Problem: Copy each line of the data beneath in which the word "constexpr" appears.
╭──
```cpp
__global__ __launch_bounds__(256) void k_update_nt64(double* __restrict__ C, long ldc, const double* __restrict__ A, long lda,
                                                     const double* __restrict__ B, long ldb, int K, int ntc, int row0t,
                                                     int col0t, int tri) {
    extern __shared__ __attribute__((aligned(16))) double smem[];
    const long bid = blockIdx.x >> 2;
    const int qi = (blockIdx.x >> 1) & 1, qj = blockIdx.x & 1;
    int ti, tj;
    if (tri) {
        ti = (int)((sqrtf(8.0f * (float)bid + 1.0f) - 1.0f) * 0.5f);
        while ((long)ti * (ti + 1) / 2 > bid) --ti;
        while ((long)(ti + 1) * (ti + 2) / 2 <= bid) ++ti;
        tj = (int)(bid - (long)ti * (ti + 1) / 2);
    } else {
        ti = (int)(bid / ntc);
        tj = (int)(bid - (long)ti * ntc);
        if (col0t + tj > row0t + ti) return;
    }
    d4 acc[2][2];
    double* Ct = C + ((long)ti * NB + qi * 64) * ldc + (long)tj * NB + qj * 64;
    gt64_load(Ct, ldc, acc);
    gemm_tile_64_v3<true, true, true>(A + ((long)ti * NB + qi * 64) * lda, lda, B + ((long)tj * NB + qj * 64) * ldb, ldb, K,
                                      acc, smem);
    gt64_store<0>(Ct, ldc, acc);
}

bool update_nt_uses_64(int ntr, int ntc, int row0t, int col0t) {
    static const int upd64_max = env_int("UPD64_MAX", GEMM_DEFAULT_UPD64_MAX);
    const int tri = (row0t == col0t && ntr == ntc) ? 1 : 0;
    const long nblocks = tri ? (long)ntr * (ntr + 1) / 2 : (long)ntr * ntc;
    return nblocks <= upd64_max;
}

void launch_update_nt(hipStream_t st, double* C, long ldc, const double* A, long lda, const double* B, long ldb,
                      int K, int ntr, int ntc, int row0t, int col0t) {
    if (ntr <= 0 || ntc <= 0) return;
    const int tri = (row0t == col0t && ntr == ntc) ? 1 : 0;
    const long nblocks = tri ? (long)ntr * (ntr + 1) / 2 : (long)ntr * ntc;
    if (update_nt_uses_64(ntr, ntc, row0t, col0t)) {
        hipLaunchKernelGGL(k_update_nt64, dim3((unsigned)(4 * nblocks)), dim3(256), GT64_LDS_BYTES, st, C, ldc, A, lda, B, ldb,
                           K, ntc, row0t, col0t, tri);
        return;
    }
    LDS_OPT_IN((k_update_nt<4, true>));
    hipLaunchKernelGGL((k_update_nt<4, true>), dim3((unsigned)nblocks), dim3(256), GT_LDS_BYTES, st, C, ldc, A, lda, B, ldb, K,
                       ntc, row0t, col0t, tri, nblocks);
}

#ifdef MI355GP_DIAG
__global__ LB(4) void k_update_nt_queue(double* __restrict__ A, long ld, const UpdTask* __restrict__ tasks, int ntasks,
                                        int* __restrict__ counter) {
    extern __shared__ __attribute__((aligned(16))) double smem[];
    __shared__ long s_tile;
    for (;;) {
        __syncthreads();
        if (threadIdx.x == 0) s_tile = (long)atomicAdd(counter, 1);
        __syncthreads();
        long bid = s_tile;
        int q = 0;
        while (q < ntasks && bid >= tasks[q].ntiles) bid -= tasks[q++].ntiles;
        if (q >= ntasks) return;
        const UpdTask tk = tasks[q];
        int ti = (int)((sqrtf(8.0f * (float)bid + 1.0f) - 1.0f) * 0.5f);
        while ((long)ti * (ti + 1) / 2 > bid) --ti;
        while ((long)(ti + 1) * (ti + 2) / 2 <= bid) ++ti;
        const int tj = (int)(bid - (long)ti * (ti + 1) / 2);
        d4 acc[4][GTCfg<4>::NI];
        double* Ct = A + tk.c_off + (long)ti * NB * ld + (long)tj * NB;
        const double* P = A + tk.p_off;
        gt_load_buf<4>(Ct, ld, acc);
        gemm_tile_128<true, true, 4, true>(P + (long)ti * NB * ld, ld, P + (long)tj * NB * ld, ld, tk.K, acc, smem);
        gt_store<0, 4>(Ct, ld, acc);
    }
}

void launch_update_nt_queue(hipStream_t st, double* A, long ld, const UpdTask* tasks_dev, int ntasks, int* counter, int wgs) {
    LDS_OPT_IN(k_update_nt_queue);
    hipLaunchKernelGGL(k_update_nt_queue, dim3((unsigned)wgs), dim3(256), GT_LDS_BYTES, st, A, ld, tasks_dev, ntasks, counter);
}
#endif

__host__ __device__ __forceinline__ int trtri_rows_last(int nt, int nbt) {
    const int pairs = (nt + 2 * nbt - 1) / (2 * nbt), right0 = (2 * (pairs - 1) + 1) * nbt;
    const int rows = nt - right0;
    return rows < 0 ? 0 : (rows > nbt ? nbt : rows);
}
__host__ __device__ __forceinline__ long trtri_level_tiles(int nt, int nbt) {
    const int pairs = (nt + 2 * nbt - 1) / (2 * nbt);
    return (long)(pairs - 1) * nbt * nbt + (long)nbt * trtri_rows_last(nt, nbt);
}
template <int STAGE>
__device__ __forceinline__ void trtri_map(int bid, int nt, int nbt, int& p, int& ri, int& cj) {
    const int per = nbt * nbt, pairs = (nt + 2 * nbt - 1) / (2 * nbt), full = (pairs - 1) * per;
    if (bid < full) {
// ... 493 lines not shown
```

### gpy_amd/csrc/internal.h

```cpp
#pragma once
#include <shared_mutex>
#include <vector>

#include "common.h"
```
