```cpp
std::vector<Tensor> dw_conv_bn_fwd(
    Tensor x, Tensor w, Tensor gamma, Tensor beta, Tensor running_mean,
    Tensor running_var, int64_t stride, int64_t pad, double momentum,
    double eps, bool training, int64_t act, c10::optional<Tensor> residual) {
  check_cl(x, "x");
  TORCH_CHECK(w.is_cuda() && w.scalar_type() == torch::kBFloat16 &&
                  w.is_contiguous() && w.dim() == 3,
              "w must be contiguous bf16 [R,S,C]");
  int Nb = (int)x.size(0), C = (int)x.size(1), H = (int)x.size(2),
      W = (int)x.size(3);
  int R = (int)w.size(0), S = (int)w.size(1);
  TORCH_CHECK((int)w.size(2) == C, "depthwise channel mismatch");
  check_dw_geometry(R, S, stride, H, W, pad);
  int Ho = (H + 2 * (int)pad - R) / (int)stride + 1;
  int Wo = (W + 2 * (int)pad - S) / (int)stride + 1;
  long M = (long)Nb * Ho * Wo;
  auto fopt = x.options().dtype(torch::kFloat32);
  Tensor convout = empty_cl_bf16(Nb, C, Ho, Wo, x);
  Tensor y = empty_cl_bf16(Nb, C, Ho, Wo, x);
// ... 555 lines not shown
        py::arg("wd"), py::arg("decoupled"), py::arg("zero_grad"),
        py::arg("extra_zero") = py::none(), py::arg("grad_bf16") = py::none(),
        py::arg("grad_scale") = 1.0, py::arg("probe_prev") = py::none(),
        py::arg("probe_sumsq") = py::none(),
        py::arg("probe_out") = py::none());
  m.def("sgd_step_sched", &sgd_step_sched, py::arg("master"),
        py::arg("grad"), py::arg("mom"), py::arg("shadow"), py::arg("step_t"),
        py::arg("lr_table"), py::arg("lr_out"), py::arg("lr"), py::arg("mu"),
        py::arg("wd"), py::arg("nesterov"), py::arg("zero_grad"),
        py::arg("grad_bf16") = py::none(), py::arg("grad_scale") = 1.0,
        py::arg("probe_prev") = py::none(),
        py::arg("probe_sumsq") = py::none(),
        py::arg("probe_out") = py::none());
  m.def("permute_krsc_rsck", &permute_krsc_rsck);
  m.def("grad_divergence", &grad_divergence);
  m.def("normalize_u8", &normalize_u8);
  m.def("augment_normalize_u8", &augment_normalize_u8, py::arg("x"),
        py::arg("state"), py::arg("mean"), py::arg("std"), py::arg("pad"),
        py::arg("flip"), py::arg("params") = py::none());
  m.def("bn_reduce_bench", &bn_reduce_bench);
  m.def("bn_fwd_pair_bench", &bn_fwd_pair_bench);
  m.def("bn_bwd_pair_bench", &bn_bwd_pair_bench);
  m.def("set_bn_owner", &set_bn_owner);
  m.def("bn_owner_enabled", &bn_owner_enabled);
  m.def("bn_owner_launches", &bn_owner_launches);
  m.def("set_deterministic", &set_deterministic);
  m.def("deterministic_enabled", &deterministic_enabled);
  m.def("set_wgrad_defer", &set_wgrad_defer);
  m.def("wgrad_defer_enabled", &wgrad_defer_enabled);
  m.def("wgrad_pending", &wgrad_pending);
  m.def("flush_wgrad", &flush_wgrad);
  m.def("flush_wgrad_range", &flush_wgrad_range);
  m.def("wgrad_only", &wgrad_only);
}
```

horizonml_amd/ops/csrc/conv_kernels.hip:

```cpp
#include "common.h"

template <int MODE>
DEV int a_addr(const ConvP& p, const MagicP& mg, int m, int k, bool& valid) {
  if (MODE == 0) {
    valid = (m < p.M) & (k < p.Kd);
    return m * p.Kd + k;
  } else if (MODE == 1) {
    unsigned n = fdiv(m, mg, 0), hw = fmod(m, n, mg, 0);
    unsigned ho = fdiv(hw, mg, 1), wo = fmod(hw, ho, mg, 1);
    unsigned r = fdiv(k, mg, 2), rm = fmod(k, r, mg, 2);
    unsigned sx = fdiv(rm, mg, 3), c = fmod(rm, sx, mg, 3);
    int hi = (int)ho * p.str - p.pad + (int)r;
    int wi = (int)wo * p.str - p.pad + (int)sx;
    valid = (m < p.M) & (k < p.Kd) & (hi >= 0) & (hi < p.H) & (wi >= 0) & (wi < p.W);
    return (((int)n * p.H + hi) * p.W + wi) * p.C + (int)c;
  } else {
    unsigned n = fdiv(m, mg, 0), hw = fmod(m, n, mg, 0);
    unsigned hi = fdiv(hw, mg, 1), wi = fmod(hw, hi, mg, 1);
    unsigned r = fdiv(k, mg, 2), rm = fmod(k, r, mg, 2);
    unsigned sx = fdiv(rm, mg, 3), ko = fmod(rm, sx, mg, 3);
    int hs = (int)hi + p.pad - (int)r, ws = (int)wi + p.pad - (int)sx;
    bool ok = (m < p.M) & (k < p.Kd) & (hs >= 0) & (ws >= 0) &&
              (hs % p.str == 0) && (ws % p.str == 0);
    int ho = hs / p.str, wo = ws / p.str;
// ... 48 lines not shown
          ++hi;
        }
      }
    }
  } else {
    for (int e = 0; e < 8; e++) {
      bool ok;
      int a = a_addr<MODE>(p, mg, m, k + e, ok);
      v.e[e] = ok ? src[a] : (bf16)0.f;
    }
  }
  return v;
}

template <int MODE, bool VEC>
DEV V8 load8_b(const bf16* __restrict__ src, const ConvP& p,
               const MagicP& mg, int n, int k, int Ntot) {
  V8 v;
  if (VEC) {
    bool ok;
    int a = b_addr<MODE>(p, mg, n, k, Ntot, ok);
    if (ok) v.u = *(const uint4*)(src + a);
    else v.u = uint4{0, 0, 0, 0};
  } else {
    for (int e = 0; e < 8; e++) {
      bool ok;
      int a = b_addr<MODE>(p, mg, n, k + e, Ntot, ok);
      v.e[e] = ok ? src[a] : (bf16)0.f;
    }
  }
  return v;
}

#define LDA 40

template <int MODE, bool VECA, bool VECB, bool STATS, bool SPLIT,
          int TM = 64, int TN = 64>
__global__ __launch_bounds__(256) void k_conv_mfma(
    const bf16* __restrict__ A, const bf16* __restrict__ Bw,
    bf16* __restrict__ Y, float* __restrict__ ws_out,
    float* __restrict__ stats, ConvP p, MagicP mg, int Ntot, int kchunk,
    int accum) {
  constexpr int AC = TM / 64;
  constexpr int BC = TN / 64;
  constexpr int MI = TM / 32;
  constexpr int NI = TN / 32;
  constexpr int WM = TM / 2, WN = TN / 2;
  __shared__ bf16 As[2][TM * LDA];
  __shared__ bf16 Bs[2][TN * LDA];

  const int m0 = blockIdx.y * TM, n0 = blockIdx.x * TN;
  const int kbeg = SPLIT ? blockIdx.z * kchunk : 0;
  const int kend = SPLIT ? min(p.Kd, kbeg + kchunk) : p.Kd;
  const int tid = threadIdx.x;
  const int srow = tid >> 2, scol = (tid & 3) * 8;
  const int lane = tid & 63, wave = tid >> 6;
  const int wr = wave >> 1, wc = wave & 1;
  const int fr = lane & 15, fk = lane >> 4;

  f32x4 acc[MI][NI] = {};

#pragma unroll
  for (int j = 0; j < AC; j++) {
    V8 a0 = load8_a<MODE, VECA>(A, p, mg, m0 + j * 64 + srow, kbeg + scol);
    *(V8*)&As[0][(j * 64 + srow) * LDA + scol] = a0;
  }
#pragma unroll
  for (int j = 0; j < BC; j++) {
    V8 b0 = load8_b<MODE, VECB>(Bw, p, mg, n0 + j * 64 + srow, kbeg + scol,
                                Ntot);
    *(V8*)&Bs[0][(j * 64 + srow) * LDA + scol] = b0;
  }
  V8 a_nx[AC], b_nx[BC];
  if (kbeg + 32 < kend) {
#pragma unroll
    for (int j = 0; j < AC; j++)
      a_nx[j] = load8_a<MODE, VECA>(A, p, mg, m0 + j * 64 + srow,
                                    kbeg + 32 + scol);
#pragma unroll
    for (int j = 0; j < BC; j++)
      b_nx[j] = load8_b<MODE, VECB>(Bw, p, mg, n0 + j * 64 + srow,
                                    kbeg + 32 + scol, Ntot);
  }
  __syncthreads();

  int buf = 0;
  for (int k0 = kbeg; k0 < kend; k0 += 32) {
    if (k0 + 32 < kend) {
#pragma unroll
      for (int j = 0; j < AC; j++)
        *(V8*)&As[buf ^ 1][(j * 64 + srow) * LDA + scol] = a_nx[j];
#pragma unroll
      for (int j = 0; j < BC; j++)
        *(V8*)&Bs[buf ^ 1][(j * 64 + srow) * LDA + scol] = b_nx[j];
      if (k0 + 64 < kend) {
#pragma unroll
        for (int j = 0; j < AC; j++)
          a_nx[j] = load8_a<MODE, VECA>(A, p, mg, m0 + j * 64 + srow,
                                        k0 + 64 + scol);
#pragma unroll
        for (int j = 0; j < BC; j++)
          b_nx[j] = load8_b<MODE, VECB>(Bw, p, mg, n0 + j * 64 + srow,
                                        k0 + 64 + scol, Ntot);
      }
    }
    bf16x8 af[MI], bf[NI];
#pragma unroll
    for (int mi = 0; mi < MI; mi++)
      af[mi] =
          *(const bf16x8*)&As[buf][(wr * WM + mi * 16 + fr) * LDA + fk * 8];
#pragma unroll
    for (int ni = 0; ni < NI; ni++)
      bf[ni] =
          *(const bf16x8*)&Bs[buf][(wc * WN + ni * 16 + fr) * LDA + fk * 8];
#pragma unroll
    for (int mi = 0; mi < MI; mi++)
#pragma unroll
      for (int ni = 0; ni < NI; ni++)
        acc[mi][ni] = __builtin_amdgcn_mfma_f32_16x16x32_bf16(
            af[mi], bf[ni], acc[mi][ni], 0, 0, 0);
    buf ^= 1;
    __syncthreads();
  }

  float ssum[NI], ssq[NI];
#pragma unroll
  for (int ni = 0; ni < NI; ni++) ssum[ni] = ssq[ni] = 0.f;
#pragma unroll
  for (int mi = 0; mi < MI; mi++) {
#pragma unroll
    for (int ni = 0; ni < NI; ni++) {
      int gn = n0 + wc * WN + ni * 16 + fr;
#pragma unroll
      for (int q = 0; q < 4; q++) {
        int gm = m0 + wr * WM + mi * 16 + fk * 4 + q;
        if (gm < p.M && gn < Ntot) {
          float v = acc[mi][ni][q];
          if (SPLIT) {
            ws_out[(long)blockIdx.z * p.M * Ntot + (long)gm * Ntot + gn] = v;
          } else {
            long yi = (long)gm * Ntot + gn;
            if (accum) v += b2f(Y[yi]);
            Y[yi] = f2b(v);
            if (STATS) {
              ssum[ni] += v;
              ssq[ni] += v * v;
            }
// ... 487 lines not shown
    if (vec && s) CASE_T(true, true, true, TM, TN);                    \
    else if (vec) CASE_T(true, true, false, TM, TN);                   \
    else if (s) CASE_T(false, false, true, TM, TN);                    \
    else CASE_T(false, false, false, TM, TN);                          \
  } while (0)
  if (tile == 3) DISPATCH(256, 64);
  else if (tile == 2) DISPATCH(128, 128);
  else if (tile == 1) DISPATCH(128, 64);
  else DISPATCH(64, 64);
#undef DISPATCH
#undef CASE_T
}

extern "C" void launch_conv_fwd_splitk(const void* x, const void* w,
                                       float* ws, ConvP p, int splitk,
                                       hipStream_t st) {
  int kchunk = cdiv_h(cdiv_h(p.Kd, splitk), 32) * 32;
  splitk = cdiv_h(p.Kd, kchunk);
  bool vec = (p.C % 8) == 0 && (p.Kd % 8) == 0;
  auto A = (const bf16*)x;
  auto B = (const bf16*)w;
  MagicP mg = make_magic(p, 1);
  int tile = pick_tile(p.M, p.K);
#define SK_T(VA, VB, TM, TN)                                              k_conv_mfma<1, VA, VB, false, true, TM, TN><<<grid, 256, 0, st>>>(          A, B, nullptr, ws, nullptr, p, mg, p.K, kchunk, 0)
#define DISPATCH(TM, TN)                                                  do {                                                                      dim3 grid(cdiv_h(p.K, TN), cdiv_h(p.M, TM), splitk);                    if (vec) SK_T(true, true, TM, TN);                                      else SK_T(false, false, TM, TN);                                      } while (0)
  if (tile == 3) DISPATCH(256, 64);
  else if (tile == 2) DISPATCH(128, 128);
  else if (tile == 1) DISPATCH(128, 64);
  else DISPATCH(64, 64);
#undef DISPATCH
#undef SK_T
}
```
╰──
Task answer:
  constexpr int AC = TM / 64;
  constexpr int BC = TN / 64;
  constexpr int MI = TM / 32;
  constexpr int NI = TN / 32;
  constexpr int WM = TM / 2, WN = TN / 2;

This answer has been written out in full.